**Records shown**
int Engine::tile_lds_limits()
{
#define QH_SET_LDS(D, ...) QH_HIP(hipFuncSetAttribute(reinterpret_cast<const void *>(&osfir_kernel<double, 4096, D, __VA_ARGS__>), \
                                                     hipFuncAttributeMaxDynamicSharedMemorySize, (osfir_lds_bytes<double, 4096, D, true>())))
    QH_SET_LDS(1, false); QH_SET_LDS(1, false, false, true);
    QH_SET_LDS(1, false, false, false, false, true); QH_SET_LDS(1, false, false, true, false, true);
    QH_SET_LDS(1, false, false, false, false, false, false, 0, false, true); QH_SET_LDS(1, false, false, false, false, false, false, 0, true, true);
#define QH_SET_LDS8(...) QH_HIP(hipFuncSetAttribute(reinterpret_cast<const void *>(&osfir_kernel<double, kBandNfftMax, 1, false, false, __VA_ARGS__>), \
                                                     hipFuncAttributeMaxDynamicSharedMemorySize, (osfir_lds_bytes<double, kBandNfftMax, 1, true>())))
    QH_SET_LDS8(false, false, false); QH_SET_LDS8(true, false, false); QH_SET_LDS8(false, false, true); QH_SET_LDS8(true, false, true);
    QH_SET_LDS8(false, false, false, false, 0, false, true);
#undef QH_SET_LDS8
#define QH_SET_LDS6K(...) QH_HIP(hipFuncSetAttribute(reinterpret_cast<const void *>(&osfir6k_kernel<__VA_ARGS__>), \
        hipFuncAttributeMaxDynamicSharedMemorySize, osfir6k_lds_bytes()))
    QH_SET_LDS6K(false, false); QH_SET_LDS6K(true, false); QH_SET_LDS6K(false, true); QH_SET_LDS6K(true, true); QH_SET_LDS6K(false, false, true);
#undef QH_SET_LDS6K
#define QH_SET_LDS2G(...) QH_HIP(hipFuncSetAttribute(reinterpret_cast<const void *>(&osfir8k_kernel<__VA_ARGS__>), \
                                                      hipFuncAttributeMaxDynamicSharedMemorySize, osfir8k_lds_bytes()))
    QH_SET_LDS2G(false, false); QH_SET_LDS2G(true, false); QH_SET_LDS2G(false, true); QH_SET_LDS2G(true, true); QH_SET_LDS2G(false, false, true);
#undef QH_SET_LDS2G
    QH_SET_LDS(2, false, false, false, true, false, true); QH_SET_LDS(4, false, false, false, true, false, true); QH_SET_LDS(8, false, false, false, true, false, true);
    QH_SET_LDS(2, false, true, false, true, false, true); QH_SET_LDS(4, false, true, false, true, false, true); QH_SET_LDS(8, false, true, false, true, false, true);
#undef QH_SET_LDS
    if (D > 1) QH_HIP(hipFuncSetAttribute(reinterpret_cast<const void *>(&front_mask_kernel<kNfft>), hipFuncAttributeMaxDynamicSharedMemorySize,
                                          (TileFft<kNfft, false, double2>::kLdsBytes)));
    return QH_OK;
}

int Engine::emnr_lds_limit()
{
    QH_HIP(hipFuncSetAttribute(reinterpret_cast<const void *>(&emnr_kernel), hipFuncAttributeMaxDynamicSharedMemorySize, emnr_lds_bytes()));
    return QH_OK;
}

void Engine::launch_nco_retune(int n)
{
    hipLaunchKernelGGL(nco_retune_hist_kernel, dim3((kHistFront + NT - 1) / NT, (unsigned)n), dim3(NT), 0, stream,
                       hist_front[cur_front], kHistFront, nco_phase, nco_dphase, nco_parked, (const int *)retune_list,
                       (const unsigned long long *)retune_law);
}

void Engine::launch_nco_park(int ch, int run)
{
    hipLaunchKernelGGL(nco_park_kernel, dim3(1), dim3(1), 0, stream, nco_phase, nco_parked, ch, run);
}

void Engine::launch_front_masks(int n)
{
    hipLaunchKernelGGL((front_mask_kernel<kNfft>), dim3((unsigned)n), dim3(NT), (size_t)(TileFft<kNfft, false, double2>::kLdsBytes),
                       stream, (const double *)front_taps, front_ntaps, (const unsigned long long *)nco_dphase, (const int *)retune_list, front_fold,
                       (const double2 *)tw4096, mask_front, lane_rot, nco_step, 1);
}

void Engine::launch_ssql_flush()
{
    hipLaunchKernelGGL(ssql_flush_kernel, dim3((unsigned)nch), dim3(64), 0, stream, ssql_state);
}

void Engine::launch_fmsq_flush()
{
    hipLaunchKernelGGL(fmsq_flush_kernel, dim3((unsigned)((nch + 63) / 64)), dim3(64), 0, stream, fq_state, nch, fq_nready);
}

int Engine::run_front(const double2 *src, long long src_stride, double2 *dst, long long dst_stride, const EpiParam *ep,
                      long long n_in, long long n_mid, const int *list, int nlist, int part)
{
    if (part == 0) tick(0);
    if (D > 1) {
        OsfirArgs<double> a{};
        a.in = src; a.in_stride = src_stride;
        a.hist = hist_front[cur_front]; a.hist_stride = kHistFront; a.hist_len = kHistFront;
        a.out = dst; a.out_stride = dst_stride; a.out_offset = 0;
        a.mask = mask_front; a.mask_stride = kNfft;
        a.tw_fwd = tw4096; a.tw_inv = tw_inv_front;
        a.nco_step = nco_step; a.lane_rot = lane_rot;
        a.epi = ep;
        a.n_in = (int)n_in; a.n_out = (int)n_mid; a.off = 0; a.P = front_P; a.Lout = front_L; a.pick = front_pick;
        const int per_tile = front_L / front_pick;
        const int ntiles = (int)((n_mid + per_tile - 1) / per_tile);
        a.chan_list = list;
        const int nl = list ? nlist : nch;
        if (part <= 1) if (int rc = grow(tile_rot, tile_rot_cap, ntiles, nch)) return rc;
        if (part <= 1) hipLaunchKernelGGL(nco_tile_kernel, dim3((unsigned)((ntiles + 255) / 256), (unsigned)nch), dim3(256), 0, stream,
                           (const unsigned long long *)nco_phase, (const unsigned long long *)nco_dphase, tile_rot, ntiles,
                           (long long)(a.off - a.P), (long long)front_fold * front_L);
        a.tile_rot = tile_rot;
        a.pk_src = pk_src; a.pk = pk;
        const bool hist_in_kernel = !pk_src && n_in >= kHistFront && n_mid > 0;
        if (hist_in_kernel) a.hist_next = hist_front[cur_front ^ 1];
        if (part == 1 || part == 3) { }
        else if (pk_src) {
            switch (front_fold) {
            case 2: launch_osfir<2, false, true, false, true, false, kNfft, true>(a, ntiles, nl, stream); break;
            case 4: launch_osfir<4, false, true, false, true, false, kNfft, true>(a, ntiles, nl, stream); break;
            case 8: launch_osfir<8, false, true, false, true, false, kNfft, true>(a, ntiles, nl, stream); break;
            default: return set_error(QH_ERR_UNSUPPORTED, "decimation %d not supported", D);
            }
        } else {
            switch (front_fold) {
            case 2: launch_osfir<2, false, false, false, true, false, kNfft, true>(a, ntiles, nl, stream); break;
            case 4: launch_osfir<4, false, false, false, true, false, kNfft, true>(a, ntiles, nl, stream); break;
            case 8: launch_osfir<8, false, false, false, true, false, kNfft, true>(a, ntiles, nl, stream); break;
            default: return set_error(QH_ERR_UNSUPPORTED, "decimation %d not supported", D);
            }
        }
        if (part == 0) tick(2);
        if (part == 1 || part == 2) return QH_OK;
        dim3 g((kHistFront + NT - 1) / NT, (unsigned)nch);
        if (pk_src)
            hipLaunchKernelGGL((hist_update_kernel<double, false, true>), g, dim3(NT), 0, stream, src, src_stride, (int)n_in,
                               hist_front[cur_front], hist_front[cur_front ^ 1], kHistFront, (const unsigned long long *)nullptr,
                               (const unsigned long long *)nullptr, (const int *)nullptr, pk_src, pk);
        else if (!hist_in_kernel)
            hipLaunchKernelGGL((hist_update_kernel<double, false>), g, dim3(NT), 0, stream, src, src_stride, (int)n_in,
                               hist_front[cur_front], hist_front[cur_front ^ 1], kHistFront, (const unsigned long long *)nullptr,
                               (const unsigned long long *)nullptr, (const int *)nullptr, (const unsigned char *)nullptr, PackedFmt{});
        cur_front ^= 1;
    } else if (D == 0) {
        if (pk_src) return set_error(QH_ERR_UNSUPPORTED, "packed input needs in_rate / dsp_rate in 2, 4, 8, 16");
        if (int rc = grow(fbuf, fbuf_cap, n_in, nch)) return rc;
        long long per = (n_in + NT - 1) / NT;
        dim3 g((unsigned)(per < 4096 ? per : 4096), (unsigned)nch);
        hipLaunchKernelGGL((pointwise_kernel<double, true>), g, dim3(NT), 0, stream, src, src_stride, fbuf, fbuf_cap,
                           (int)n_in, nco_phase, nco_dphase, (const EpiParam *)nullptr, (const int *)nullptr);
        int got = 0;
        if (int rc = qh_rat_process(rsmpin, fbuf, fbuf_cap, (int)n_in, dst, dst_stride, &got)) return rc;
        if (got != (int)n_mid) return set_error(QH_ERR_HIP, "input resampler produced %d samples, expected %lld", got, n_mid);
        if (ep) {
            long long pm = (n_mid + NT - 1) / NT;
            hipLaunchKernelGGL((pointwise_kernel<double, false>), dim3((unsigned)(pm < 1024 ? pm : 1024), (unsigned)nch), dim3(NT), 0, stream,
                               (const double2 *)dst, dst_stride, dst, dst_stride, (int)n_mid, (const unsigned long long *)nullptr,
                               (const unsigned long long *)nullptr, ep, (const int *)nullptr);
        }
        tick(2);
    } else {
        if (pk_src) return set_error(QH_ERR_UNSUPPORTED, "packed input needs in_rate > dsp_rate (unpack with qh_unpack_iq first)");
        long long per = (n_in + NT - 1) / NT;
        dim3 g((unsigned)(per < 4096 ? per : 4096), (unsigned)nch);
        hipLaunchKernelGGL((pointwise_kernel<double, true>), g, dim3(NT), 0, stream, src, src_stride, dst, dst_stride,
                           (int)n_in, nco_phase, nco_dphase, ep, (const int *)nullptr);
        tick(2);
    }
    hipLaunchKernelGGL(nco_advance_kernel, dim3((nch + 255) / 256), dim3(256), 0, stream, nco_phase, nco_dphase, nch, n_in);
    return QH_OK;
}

**What the task requires**
Give again, word for word, the records from their first line to the one with "#undef QH_SET_LDS6K", and leave out all else.

**Task response**
int Engine::tile_lds_limits()
{
#define QH_SET_LDS(D, ...) QH_HIP(hipFuncSetAttribute(reinterpret_cast<const void *>(&osfir_kernel<double, 4096, D, __VA_ARGS__>), \
                                                     hipFuncAttributeMaxDynamicSharedMemorySize, (osfir_lds_bytes<double, 4096, D, true>())))
    QH_SET_LDS(1, false); QH_SET_LDS(1, false, false, true);
    QH_SET_LDS(1, false, false, false, false, true); QH_SET_LDS(1, false, false, true, false, true);
    QH_SET_LDS(1, false, false, false, false, false, false, 0, false, true); QH_SET_LDS(1, false, false, false, false, false, false, 0, true, true);
#define QH_SET_LDS8(...) QH_HIP(hipFuncSetAttribute(reinterpret_cast<const void *>(&osfir_kernel<double, kBandNfftMax, 1, false, false, __VA_ARGS__>), \
                                                     hipFuncAttributeMaxDynamicSharedMemorySize, (osfir_lds_bytes<double, kBandNfftMax, 1, true>())))
    QH_SET_LDS8(false, false, false); QH_SET_LDS8(true, false, false); QH_SET_LDS8(false, false, true); QH_SET_LDS8(true, false, true);
    QH_SET_LDS8(false, false, false, false, 0, false, true);
#undef QH_SET_LDS8
#define QH_SET_LDS6K(...) QH_HIP(hipFuncSetAttribute(reinterpret_cast<const void *>(&osfir6k_kernel<__VA_ARGS__>), \
        hipFuncAttributeMaxDynamicSharedMemorySize, osfir6k_lds_bytes()))
    QH_SET_LDS6K(false, false); QH_SET_LDS6K(true, false); QH_SET_LDS6K(false, true); QH_SET_LDS6K(true, true); QH_SET_LDS6K(false, false, true);
#undef QH_SET_LDS6K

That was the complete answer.